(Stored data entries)
##############################

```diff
+        DW_S(k)
+        {
+          x[k] /= sx[k];
+          y[k] = y[k] / sq[k] * ruiz_c;
+          z[k] = z[k] / sc_[k] * ruiz_c;
+        }
+      }
+      vload(dF, P.dF(), n, 1.0);
+      {
+        const bool primal_kept = W.primal_valid != 0 && W.rho_fact == info.rho && !(dirty && !wswpr && W.scaled_valid == 0);
+        W.primal_valid = (do_factor || primal_kept) ? 1 : 0;
+      }
+      if (do_factor) {
+        n_c = 0;
+        n_slots = 0;
+        r = ne;
+        schur_dirty = true;
+      }
+      if (do_restore) {
+        n_c = W.n_c;
+        n_slots = W.n_slots;
+        r = ne + n_slots;
+        {
+          cgptr dSg = P.dS();
+          DW_B(b) DW_S(s)
+          {
+            const int a = didx(b, s);
+            dS[b][s] = (a < r) ? dSg[a] : 1.0;
+          }
+          const PQP_GLOBAL int* ga = P.act();
+          DW_S(c)
+          {
+            const int j = idx(c);
+            if (j < n_slots) {
+              const int i = act_cid(ga[j]);
+              actl[j] = (i >= 0) ? i : 0;
+              if (i >= 0)
+                slot_of[i] = j;
+            }
+          }
+          __syncthreads();
+          DW_S(c) if (idx(c) < ni && slot_of[idx(c)] >= 0) fl[c] |= 8;
+        }
+        build_rowid();
+        schur_dirty = !(W.ls_valid && W.mu_eq_fact == info.mu_eq && W.mu_in_fact == info.mu_in);
+        schur_incremental = W.ls_edited != 0;
+      }
+      if (do_aset_from_z || do_eq_guess) {
+        if (do_aset_from_z) {
+          DW_S(c) fl[c] = (fl[c] & 11) | ((idx(c) < ni && z[c] != 0) ? 4 : 0);
+        } else {
+          DW_S(c) fl[c] = (fl[c] & 11);
+        }
+        pend = true;
+        pend_mode = do_eq_guess ? 1 : 2;
+      }
+
+      bcl_eta_ext_init = pow(0.1, st.alpha_bcl);
+      bcl_eta_ext = bcl_eta_ext_init;
+      eps_in_min = fmin(st.eps_abs, 1.E-9);
+      scaled_eps = st.eps_abs;
+      done = (st.max_iter <= 0);
+      aty_fresh = false;
+      {
+        double mz = 0;
+        DW_S(k)
+        {
+          mz = vmax_abs(mz, x[k]);
+          mz = vmax_abs(mz, y[k]);
+          mz = vmax_abs(mz, z[k]);
+        }
+        iterate_zero = lane_max0(mz) == 0.0;
+      }
+      toc(ST_CYC_F_PANEL);
+    }
     for (;;) {
       if (pend) {
-        newton_semi_smooth(pend_eps, pend_mode);
+        int yslot = -1;
+        if constexpr (ROLE == DW_HEAD) {
+          if (pend_mode == 0)
+            yslot = yield_slot(tl);
+        }
+        if (yslot < 0)
+          newton_semi_smooth(pend_eps, pend_mode);
+        if constexpr (ROLE == DW_HEAD) {
+          if (PQP_UNLIKELY(yslot >= 0)) {
+            gptr rec = ckpt(tl, yslot);
+            save_vectors(rec);
+            if (lane == 0) {
+              DwCkptHead& h = *ckpt_head(tl, yslot);
+              info.store(h.info);
+              h.W = W;
+              h.ruiz_c = ruiz_c;
+              h.dual_feasibility_rhs_2 = dual_feasibility_rhs_2;
+              h.bcl_eta_ext_init = bcl_eta_ext_init;
+              h.bcl_eta_ext = bcl_eta_ext;
+              h.bcl_eta_in = bcl_eta_in;
+              h.eps_in_min = eps_in_min;
+              h.primal_feasibility_eq_rhs_0 = primal_feasibility_eq_rhs_0;
+              h.primal_feasibility_in_rhs_0 = primal_feasibility_in_rhs_0;
+              h.dual_feasibility_rhs_0 = dual_feasibility_rhs_0;
+              h.dual_feasibility_rhs_1 = dual_feasibility_rhs_1;
+              h.dual_feasibility_rhs_3 = dual_feasibility_rhs_3;
+              h.primal_feasibility_lhs = primal_feasibility_lhs;
+              h.primal_feasibility_eq_lhs = primal_feasibility_eq_lhs;
+              h.primal_feasibility_in_lhs = primal_feasibility_in_lhs;
+              h.dual_feasibility_lhs = dual_feasibility_lhs;
+              h.duality_gap = duality_gap;
+              h.rhs_duality_gap = rhs_duality_gap;
+              h.scaled_eps = scaled_eps;
+              h.primal_feasibility_lhs_new = primal_feasibility_lhs_new;
+              h.dual_feasibility_lhs_new = dual_feasibility_lhs_new;
+              h.new_bcl_mu_in = new_bcl_mu_in;
+              h.new_bcl_mu_eq = new_bcl_mu_eq;
+              h.new_bcl_mu_in_inv = new_bcl_mu_in_inv;
+              h.new_bcl_mu_eq_inv = new_bcl_mu_eq_inv;
+              h.pend_eps = pend_eps;
+              h.cyc0 = cyc0;
+              h.wall0 = wall0;
+              h.iter = iter;
+              h.n_c = n_c;
+              h.n_slots = n_slots;
+              h.r = r;
+              h.flags = (schur_dirty ? DWF_SCHUR_DIRTY : 0) | (schur_incremental ? DWF_SCHUR_INCREMENTAL : 0) |
+                        (nonfinite ? DWF_NONFINITE : 0) | (done ? DWF_DONE : 0);
+              tl.list[yslot] = (int)q;
+              atomicAdd(tl.ctl, -1);
+            }
+            return;
+          }
+        }
         pend = false;
         tic();
         if (pend_mode != 0) {
@@ -2627,6 +2882,10 @@
         done = true;
     }
 
+    if constexpr (ROLE == DW_HEAD) {
+      if (lane == 0)
+        atomicAdd(tl.ctl, -1);
+    }
     tic();
     {
       double sx[2], sq[2], sc_[2];
@@ -2724,13 +2983,21 @@
 #undef DW_S
 #undef DW_B
 
+template<int HB_ = PQP_DW_HB, bool DEFER = false>
 __device__ __forceinline__ void
-dwave_solve_body(const Batch& batch, long q, lptr lds)
+dwave_solve_body(const Batch& batch, long q, lptr lds, const DwTail& tl)
 {
-  DWave S(batch, q, lds);
-  S.solve();
+  DWave<DW_HEAD, HB_, DEFER> S(batch, q, lds);
+  S.solve(tl, 0);
 }
-
+template<int HB_, bool DEFER>
+__device__ __forceinline__ void
+dwave_resume_body(const Batch& batch, int slot, lptr lds, const DwTail& tl)
+{
+  DWave<DW_TAIL, HB_, DEFER> S(batch, (long)tl.list[slot], lds);
+  S.solve(tl, slot);
 }
 
+}
+
 #endif
diff --git a/proxsuite_amd/csrc/pqp_host.hpp b/proxsuite_amd/csrc/pqp_host.hpp
--- a/proxsuite_amd/csrc/pqp_host.hpp
+++ b/proxsuite_amd/csrc/pqp_host.hpp
@@ -51,6 +51,13 @@
   hipEvent_t ev_mid = nullptr;
   bool prologue_timed = false;
   float last_prologue_ms = 0.f;
+  pqp::DwTail tail{};
+  long tail_alloc = 0;
+  int *tail_resumed = nullptr, *tail_resumed_dev = nullptr;
+  hipEvent_t ev_tail = nullptr;
+  bool tail_timed = false;
+  float last_tail_ms = 0.f;
+  int last_tail_count = 0;
   float last_ms = 0.f;
   bool solve_in_flight = false;
   long flight_first = 0, flight_count = 0;
@@ -128,6 +135,7 @@
   int threads;
   size_t lds;
   bool prologue;
+  bool tail = false;
 };
 
 int pqp_launch_setup(pqp_batch* h);
diff --git a/proxsuite_amd/csrc/pqp_kernels.hip b/proxsuite_amd/csrc/pqp_kernels.hip
--- a/proxsuite_amd/csrc/pqp_kernels.hip
+++ b/proxsuite_amd/csrc/pqp_kernels.hip
@@ -12,7 +12,7 @@
 #if (PQP_TU == 1 || PQP_TU == 4 || PQP_TU == 8 || PQP_TU == 9) && !defined(PQP_ZG_DEPTH)
 #define PQP_ZG_DEPTH 4
 #endif
-#if PQP_TU == 16 || PQP_TU == 17
+#if PQP_TU == 16 || PQP_TU == 17 || PQP_TU == 19
 #define PQP_OPAQUE_SCALAR(v)
 #define PQP_OPAQUE_VECTOR(v)
 #endif
@@ -84,7 +84,7 @@
 using pqp_enqueue = int(pqp_batch* h, const LaunchPlan& p, const int* order, bool prepare);
 pqp_enqueue pqp_enqueue_256_4_1, pqp_enqueue_256_3_1, pqp_enqueue_256_2_1, pqp_enqueue_256_1_1, pqp_enqueue_256_3_0,
   pqp_enqueue_256_1_0, pqp_enqueue_256_2_2, pqp_enqueue_diag_wave, pqp_enqueue_dense_wave, pqp_enqueue_prologue,
-  pqp_enqueue_512_2, pqp_enqueue_512_4, pqp_enqueue_1024, pqp_enqueue_hbm;
+  pqp_enqueue_dense_tail, pqp_enqueue_512_2, pqp_enqueue_512_4, pqp_enqueue_1024, pqp_enqueue_hbm;
 #define PQP_SOLVE_ENTRY(name, NT, WPS, SPEC)                                                        \
   int name(pqp_batch* h, const LaunchPlan& p, const int* order, bool prepare) { return enqueue_solve<NT, WPS, SPEC>(h, p, order, prepare); }
 #define PQP_SOLVE_ENTRY_1_0(name, NT, WPS, K_SPEC_1)  \
@@ -154,9 +154,13 @@
 #if PQP_TU_HAS(18)
 template<int NT>
 __global__ __launch_bounds__(NT, 4) void
-pqp_prologue_kernel(pqp::Batch batch, long first, const int* __restrict__ order)
-{
-  HIP_DYNAMIC_SHARED(double, smem)
+pqp_prologue_kernel(pqp::Batch batch, long first, const int* __restrict__ order, pqp::DwTail tl)
+{
+  HIP_DYNAMIC_SHARED(double, smem)
+  if (blockIdx.x == 0 && threadIdx.x == 0 && tl.ctl) {
+    tl.ctl[0] = tl.count;
+    tl.ctl[1] = 0;
+  }
   const long slot = order ? (long)order[blockIdx.x] : (long)blockIdx.x;
   pqp::Solver<NT, 1> S(batch, first + slot, (pqp::lptr)smem);
   S.prologue();
@@ -166,27 +170,62 @@
 pqp_enqueue_prologue(pqp_batch* h, const LaunchPlan&, const int* order, bool prepare)
 {
   static const std::string label = kernel_label<256>("pqp_prologue_kernel");
-  return enqueue(&pqp_prologue_kernel<256>, label, h, 256, h->lds_solve, order, prepare);
+  return enqueue(&pqp_prologue_kernel<256>, label, h, 256, h->lds_solve, order, prepare, h->tail);
 }
 #endif
 #if PQP_TU_HAS(17)
 #ifndef PQP_WPS_DENSE_WAVE
 #define PQP_WPS_DENSE_WAVE 2
 #endif
+#ifndef PQP_DW_DEFER
+#define PQP_DW_DEFER 0
+#endif
 template<int WPS>
 __global__ __launch_bounds__(64, WPS) void
-pqp_dwave_kernel(pqp::Batch batch, long first, const int* __restrict__ order)
+pqp_dwave_kernel(pqp::Batch batch, long first, const int* __restrict__ order, pqp::DwTail tl)
 {
   HIP_DYNAMIC_SHARED(double, smem)
   const long slot = order ? (long)order[blockIdx.x] : (long)blockIdx.x;
-  pqp::dwave_solve_body(batch, first + slot, (pqp::lptr)smem);
+  pqp::dwave_solve_body<PQP_DW_HB, PQP_DW_DEFER != 0>(batch, first + slot, (pqp::lptr)smem, tl);
 }
 
 int
 pqp_enqueue_dense_wave(pqp_batch* h, const LaunchPlan& p, const int* order, bool prepare)
 {
   static const std::string label = kernel_label<PQP_WPS_DENSE_WAVE>("pqp_dwave_kernel");
-  return enqueue(&pqp_dwave_kernel<PQP_WPS_DENSE_WAVE>, label, h, 64, p.lds, order, prepare);
+  return enqueue(&pqp_dwave_kernel<PQP_WPS_DENSE_WAVE>, label, h, 64, p.lds, order, prepare, h->tail);
+}
+#endif
+#if PQP_TU_HAS(19)
+#ifndef PQP_DW_TAIL_HB
+#define PQP_DW_TAIL_HB 2
+#endif
+#ifndef PQP_DW_TAIL_DEFER
+#define PQP_DW_TAIL_DEFER 0
+#endif
+template<int HB, int DEFER>
+__global__ __launch_bounds__(64, 1) void
+dwave_tail_kernel(pqp::Batch batch, pqp::DwTail tl, int* __restrict__ resumed)
+{
+  HIP_DYNAMIC_SHARED(double, smem)
+  int nh = tl.ctl[1];
+  nh = nh < tl.cap ? nh : tl.cap;
+  if (blockIdx.x == 0 && threadIdx.x == 0)
+    *resumed = nh;
+  if ((int)blockIdx.x >= nh)
+    return;
+  pqp::dwave_resume_body<HB, DEFER != 0>(batch, (int)blockIdx.x, (pqp::lptr)smem, tl);
+}
+
+int
+pqp_enqueue_dense_tail(pqp_batch* h, const LaunchPlan& p, const int*, bool prepare)
+{
+  if (prepare)
+    return PQP_OK;
+  hipLaunchKernelGGL((dwave_tail_kernel<PQP_DW_TAIL_HB, PQP_DW_TAIL_DEFER>), dim3((unsigned)h->tail.cap), dim3(64), p.lds, h->stream,
+                     h->dev, h->tail, h->tail_resumed_dev);
+  HIP_TRY(hipGetLastError());
+  return PQP_OK;
 }
 #endif
 #if PQP_TU_HAS(3)
@@ -398,6 +437,29 @@
   if (count < round)
     return 5 * count >= 3 * round;
   return rem == 0 || 5 * rem >= 2 * round;
+}
+
+#ifndef PQP_DWAVE_TAIL_T_CU
+#define PQP_DWAVE_TAIL_T_CU 2
+#endif
+static long
+tail_T(const pqp_batch* h, long count)
+{
+  const char* e = std::getenv("PQP_DWAVE_TAIL");
+  if (e && e[0] == '0')
+    return 0;
+  if (const char* t = std::getenv("PQP_DWAVE_TAIL_T"))
+    return std::min(std::max(0L, std::atol(t)), count);
+  return count > 4L * h->n_cu ? std::min(4L, (long)PQP_DWAVE_TAIL_T_CU) * h->n_cu : 0;
+}
+static long
+tail_yield_at()
+{
+  const char* e = std::getenv("PQP_DWAVE_TAIL");
+  if (e && e[0] == '0')
+    return 0;
+  const char* k = std::getenv("PQP_DWAVE_YIELD_AT");
+  return k ? std::max(0L, std::atol(k)) : 0;
 }
 
 LaunchPlan
@@ -423,7 +485,7 @@
         return workgroup(count <= n_cu ? PQP_K_256_1_0 : PQP_K_256_3_0);
       }
       if (dense_wave(h, count))
-        return LaunchPlan{ PQP_K_DWAVE, 64, pqp::dwave_lds_bytes(), true };
+        return LaunchPlan{ PQP_K_DWAVE, 64, pqp::dwave_lds_bytes(), true, tail_T(h, count) > 0 || tail_yield_at() > 0 };
       if (count > 3 * n_cu && 4 * h->lds_solve <= 160 * 1024)
         return workgroup(PQP_K_256_4_1);
       if (count <= n_cu)
@@ -445,6 +507,43 @@
   pqp_enqueue_hbm, pqp_enqueue_hbm
 };
 
+static int
+prepare_tail(pqp_batch* h, const LaunchPlan& p)
+{
+  pqp::DwTail& t = h->tail;
+  const long T = p.tail ? tail_T(h, h->range_count) : 0, yield_at = p.tail ? tail_yield_at() : 0;
+  const long cap = !p.tail ? 0 : std::max(std::max(4L * h->n_cu, T), yield_at > 0 ? h->range_count : 0L);
+  if (!t.ctl) {
+    void* q = nullptr;
+    HIP_TRY(hipMalloc(&q, 2 * sizeof(int)));
+    HIP_TRY(hipMemset(q, 0, 2 * sizeof(int)));
+    h->allocs.push_back(q);
+    t.ctl = (int*)q;
+    HIP_TRY(hipHostMalloc(&q, sizeof(int), hipHostMallocMapped));
+    h->host_allocs.push_back(q);
+    h->tail_resumed = (int*)q;
+    *h->tail_resumed = 0;
+    void* dq = nullptr;
+    HIP_TRY(hipHostGetDevicePointer(&dq, q, 0));
+    h->tail_resumed_dev = (int*)dq;
+  }
+  if (cap > h->tail_alloc) {
+    void* q = nullptr;
+    HIP_TRY(hipMalloc(&q, size_t(cap) * sizeof(int)));
+    h->allocs.push_back(q);
+    t.list = (int*)q;
+    HIP_TRY(hipMalloc(&q, size_t(cap) * pqp::dwave_ckpt_doubles() * sizeof(double)));
+    h->allocs.push_back(q);
+    t.rec = (double*)q;
+    h->tail_alloc = cap;
+  }
+  t.cap = (int)cap;
+  t.T = (int)T;
+  t.yield_at = (int)yield_at;
+  t.count = (int)h->range_count;
+  return PQP_OK;
+}
+
 int
 pqp_launch_solve(pqp_batch* h)
 {
@@ -454,6 +553,10 @@
   const bool whole = h->range_first == 0 && h->range_count == h->dev.B;
   const int* order = h->subset_order ? h->subset_order : ((h->lpt && h->order_valid && whole) ? h->d_order : nullptr);
   h->prologue_timed = false;
+  h->tail_timed = false;
+  if (p.kernel == PQP_K_DWAVE)
+    if (int rc = prepare_tail(h, p))
+      return rc;
   if (p.prologue)
     if (int rc = pqp_enqueue_prologue(h, p, order, true))
       return rc;
@@ -468,6 +571,12 @@
   }
   if (int rc = ENTRY_OF[p.kernel](h, p, order, false))
     return rc;
+  if (p.tail) {
+    HIP_TRY(hipEventRecord(h->ev_tail, h->stream));
+    if (int rc = pqp_enqueue_dense_tail(h, p, order, false))
+      return rc;
+    h->tail_timed = true;
+  }
   HIP_TRY(hipEventRecord(h->ev1, h->stream));
   return PQP_OK;
 }
diff --git a/proxsuite_amd/csrc/pqp_solver.hpp b/proxsuite_amd/csrc/pqp_solver.hpp
--- a/proxsuite_amd/csrc/pqp_solver.hpp
+++ b/proxsuite_amd/csrc/pqp_solver.hpp
@@ -189,6 +189,17 @@
   const int* trace_slot;
   int trace_cap;
   int primal_reuse;
+};
+
+struct DwTail
+{
+  int* ctl;
+  int* list;
+  double* rec;
+  int cap;
+  int T;
+  int yield_at;
+  int count;
 };
 
 struct BackwardArgs
```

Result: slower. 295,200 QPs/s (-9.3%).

##############################

◆ What this task involves
Please go line by line through the records above, copying each one that holds the string "template".

◆ Written response
+template<int HB_ = PQP_DW_HB, bool DEFER = false>
+template<int HB_, bool DEFER>
 template<int NT>
 template<int WPS>
+template<int HB, int DEFER>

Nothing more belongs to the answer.